[Start of section]
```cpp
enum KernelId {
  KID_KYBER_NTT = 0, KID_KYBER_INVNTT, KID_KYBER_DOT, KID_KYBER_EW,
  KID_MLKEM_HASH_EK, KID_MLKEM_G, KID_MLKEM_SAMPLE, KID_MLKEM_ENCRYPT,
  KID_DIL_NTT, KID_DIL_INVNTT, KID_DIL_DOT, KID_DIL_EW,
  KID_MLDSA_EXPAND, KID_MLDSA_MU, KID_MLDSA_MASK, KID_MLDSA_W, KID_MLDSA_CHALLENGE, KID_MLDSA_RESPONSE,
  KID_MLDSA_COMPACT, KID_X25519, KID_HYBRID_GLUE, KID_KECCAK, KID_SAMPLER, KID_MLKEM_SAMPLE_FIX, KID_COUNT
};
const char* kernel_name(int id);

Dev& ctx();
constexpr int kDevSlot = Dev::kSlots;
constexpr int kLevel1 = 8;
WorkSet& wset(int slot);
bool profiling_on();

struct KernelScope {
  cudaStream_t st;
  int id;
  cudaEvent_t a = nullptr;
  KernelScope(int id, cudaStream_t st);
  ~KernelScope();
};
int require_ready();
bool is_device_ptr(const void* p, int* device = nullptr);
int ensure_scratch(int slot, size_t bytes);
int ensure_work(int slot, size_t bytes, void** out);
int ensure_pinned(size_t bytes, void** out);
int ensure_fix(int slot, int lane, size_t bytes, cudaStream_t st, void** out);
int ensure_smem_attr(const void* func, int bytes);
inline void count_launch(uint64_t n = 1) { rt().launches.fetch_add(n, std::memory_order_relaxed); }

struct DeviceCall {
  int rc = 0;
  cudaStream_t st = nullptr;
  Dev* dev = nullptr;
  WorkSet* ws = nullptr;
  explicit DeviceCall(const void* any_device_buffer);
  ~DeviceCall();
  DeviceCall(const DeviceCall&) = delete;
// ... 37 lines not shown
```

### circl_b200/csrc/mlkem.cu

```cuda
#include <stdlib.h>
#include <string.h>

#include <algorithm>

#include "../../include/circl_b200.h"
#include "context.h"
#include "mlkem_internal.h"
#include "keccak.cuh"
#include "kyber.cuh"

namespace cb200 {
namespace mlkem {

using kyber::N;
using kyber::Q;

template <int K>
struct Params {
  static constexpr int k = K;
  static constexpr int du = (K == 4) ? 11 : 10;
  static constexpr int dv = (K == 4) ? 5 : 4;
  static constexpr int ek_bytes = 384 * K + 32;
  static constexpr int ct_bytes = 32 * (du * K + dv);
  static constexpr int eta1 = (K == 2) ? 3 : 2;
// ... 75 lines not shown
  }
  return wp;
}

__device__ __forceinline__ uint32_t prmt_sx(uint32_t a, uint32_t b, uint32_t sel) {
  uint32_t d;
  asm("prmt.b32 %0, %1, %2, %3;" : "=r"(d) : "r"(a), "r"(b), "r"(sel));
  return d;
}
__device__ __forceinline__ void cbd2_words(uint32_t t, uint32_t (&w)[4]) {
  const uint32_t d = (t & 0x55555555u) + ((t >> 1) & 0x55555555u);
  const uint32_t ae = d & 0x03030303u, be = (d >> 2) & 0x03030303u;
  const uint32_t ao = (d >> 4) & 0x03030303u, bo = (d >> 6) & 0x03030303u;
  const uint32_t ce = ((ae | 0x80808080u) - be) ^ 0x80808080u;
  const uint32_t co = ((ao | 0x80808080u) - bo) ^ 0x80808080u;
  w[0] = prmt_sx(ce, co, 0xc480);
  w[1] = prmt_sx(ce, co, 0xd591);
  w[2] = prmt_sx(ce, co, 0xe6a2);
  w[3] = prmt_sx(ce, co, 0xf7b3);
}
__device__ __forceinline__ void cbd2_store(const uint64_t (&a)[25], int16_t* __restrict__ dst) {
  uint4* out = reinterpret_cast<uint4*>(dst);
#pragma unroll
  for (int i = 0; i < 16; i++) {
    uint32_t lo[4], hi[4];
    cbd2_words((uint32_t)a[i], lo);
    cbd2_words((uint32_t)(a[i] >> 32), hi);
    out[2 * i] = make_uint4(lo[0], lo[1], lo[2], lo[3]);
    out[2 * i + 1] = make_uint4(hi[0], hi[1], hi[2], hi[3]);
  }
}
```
[End of section]
[Start of section]
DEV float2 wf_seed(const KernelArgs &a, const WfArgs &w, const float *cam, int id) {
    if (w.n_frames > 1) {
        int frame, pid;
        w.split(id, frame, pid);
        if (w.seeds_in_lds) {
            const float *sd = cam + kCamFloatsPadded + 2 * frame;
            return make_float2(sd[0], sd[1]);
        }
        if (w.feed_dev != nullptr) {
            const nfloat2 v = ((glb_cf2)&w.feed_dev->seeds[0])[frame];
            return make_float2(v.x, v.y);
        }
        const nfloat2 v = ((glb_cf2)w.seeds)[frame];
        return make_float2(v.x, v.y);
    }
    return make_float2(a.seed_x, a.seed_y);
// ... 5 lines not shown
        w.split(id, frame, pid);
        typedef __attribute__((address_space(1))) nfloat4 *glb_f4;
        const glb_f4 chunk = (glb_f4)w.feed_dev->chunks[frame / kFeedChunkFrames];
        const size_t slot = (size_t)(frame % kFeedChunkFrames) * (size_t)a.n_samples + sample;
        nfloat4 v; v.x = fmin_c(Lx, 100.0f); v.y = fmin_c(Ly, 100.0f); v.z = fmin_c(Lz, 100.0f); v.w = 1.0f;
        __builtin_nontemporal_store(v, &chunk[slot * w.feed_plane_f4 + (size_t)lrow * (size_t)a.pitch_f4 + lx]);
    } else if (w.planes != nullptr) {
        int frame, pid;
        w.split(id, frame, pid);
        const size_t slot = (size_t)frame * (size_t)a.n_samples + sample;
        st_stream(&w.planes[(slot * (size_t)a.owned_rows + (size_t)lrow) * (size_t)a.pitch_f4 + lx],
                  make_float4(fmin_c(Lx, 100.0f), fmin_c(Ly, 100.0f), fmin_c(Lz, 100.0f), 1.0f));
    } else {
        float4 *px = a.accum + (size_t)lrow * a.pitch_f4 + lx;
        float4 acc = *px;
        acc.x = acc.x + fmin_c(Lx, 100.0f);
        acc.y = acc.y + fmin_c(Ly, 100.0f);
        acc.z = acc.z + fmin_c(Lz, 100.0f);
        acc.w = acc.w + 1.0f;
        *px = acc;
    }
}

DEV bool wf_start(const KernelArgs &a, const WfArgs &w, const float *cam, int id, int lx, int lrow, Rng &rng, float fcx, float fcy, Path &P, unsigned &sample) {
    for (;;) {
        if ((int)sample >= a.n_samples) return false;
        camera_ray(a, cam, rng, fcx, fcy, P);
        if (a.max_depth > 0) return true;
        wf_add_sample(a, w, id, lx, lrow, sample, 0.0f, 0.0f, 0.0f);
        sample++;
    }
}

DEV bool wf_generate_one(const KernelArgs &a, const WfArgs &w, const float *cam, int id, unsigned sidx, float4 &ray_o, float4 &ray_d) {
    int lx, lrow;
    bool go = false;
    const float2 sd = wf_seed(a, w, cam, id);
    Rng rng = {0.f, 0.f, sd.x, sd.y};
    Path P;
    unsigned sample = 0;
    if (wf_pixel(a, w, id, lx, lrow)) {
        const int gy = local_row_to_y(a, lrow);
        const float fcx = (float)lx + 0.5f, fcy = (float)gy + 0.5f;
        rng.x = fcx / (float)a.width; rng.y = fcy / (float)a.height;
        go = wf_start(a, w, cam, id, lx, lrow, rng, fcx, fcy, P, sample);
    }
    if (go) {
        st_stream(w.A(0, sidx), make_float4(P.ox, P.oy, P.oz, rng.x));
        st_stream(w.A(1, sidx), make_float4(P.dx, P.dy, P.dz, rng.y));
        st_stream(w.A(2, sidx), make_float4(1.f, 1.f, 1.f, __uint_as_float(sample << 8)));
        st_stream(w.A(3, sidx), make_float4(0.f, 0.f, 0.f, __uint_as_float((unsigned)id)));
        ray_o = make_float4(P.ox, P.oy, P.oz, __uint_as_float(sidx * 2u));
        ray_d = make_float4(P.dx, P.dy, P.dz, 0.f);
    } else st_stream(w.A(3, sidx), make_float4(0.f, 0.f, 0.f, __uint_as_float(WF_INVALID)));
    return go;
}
[End of section]
[Start of section]
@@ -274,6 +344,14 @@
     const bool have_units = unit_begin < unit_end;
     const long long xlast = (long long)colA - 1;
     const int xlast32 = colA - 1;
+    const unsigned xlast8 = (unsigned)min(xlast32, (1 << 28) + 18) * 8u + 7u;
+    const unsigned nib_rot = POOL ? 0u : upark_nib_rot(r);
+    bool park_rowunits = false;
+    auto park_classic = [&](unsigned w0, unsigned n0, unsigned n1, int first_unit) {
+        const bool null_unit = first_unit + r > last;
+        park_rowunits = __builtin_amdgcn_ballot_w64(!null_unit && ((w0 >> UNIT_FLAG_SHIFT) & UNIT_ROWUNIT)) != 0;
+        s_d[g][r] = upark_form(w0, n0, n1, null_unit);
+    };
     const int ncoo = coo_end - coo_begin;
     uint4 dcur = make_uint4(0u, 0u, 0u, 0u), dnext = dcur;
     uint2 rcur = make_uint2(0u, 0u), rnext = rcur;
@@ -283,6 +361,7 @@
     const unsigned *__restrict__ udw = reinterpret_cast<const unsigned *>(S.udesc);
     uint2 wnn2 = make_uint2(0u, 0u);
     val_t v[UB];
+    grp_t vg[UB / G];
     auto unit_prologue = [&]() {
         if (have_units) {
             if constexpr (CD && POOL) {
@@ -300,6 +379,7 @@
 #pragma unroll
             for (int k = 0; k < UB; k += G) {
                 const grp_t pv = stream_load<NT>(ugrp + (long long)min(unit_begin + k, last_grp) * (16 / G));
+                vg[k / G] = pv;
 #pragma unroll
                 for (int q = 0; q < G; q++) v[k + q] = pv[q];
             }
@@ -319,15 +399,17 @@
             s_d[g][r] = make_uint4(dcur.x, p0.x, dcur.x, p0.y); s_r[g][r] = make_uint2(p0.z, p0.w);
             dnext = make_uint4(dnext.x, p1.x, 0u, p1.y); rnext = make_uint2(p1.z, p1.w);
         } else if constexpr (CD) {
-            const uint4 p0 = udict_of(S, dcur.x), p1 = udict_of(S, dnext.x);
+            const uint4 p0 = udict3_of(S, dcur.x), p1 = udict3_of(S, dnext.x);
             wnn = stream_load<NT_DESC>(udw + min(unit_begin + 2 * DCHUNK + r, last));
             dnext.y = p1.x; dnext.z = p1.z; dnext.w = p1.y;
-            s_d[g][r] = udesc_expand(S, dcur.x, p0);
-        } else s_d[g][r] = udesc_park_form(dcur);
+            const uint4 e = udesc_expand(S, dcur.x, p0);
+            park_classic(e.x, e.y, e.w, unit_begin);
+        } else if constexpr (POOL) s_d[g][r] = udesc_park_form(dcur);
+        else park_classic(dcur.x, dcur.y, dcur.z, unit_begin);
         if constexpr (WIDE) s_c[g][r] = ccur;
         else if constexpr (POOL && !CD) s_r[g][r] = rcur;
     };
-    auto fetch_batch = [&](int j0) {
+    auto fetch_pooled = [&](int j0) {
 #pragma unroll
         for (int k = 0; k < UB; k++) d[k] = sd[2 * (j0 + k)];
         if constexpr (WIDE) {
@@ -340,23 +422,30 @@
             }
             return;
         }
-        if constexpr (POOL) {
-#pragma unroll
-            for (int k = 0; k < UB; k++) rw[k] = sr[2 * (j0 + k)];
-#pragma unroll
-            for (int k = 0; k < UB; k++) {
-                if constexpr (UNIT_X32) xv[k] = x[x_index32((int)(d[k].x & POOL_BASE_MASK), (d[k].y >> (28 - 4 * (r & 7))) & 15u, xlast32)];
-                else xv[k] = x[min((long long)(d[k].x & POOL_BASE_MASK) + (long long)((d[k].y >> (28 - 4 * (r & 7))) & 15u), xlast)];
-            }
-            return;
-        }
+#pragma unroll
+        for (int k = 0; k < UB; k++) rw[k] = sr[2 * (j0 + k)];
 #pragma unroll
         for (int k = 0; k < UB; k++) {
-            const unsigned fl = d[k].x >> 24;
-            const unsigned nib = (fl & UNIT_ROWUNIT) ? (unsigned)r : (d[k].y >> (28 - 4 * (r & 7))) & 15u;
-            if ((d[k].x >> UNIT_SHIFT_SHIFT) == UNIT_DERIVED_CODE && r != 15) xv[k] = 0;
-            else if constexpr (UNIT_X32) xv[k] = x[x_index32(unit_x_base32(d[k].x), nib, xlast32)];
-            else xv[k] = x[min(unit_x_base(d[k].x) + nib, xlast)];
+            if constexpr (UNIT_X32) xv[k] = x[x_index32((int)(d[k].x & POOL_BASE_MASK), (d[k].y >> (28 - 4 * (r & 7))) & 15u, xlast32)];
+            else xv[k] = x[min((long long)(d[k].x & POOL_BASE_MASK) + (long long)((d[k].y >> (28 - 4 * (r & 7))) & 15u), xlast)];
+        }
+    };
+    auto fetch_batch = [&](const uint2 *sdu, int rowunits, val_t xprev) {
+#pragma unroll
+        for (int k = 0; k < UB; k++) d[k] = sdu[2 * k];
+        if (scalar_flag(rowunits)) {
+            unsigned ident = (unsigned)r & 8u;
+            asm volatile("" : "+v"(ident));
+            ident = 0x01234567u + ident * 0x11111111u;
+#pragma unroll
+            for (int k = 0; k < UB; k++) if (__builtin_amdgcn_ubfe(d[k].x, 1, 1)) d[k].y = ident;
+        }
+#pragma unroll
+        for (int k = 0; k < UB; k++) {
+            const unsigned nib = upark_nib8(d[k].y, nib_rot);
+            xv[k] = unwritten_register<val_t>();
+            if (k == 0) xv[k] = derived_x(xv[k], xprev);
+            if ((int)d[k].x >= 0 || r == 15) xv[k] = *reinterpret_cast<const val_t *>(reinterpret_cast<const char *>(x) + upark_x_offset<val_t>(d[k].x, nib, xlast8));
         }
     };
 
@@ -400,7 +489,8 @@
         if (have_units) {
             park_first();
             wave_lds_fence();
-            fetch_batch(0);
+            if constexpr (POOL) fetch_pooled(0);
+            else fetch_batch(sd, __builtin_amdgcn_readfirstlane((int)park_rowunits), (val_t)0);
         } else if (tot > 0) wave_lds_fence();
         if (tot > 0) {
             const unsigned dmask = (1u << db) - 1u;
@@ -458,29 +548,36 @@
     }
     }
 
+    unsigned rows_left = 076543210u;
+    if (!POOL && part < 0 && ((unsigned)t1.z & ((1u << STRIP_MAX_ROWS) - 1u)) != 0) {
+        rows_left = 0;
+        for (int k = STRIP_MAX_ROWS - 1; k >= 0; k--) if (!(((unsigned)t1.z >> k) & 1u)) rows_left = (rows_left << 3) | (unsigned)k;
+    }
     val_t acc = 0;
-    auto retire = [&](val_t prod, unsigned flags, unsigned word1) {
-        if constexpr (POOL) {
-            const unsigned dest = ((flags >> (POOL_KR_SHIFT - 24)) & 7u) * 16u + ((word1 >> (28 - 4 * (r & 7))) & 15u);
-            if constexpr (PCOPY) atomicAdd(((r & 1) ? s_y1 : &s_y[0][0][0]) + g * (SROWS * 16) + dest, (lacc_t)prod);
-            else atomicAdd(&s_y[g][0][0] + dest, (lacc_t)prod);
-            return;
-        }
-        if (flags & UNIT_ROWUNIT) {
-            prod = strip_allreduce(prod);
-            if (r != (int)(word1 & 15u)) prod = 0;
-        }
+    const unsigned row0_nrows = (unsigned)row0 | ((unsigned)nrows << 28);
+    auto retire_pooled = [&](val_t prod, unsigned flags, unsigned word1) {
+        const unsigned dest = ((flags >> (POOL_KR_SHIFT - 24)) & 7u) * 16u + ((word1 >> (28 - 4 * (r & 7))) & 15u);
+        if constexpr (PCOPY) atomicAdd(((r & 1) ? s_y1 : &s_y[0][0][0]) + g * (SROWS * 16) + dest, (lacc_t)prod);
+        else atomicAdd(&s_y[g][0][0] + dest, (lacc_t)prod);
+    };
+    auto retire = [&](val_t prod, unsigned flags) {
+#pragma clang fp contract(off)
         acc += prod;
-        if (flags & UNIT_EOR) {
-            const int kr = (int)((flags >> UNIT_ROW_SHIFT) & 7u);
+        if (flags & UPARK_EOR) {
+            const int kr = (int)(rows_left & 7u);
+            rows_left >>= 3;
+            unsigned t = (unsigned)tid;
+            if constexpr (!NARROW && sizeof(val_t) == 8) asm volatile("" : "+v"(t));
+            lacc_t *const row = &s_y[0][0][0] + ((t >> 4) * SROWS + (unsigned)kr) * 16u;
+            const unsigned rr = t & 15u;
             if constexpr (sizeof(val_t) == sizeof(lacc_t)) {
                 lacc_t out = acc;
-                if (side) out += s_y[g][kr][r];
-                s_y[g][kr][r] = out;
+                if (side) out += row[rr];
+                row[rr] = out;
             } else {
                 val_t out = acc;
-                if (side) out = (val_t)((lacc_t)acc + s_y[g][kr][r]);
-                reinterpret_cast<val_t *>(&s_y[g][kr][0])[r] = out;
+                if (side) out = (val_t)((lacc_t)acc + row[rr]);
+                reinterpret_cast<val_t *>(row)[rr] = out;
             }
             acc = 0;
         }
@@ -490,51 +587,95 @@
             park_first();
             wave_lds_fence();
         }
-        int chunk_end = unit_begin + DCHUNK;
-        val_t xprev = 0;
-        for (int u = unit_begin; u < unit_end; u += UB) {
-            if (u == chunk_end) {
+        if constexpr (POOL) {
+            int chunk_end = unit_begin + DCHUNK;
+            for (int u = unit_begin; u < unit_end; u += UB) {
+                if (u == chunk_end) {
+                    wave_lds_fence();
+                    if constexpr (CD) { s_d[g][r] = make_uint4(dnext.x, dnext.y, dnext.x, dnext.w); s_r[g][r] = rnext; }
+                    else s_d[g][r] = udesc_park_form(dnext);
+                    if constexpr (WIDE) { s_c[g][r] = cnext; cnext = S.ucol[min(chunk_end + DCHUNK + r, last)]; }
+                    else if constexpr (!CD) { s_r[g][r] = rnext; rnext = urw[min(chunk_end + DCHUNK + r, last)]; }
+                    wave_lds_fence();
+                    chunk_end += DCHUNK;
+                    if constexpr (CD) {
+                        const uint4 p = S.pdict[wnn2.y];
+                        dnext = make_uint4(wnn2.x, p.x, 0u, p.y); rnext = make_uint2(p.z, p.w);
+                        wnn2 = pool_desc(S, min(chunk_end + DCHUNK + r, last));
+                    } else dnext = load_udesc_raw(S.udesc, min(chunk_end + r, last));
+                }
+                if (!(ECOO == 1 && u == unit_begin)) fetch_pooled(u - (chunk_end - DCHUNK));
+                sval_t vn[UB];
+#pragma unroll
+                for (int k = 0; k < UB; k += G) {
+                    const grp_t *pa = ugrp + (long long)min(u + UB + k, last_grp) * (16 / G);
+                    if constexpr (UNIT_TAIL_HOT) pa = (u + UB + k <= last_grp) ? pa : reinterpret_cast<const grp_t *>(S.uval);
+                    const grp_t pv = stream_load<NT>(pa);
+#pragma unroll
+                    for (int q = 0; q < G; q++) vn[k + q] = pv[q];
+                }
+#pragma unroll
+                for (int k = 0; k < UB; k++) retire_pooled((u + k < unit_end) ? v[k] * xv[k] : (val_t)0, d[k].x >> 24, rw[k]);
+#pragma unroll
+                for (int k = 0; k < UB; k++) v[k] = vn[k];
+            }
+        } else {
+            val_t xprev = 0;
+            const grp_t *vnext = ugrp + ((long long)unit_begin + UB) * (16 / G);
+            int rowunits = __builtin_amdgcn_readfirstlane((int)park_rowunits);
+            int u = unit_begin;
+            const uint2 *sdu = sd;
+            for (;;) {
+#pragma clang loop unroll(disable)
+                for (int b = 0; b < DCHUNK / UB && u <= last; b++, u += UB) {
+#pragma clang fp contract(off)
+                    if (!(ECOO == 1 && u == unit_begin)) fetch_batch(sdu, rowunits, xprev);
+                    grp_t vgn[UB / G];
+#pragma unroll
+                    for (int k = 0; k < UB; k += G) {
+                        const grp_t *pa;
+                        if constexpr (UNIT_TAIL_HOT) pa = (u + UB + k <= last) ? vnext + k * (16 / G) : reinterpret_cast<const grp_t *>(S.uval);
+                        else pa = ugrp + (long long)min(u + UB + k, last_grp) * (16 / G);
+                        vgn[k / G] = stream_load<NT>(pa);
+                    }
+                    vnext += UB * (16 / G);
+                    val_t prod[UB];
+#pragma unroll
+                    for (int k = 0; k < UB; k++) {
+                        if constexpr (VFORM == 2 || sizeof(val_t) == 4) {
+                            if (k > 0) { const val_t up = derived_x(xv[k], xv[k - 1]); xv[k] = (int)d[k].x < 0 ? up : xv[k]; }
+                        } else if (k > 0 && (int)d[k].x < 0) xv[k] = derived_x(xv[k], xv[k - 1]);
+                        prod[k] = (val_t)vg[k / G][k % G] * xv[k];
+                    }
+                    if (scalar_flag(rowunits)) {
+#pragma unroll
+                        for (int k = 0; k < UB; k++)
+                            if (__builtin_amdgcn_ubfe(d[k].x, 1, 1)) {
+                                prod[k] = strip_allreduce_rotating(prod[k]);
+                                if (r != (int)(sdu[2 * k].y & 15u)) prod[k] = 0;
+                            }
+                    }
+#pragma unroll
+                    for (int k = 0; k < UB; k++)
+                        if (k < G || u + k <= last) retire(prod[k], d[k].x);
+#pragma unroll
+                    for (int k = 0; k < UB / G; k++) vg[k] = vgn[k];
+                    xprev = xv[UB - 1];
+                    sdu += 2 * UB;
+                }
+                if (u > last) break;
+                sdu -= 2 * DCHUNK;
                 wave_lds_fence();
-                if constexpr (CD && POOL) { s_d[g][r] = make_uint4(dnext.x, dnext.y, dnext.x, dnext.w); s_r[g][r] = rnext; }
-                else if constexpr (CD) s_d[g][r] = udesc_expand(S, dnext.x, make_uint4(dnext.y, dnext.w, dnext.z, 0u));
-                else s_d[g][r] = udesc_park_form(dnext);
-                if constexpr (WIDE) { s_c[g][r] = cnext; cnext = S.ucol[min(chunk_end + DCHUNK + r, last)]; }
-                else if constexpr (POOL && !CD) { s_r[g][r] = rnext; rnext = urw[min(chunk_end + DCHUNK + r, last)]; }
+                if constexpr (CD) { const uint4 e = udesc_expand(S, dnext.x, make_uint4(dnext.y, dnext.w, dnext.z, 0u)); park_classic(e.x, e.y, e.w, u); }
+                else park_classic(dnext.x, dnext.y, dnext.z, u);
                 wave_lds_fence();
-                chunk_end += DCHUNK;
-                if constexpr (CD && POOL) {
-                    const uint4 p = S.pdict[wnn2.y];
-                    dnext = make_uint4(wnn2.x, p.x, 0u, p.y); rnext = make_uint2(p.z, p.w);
[End of section]
### EXERCISE REQUIREMENTS
If a line contains the string "volatile", include it in the tally; report the final tally for the whole listing and nothing else.

### COMPLETED EXERCISE
2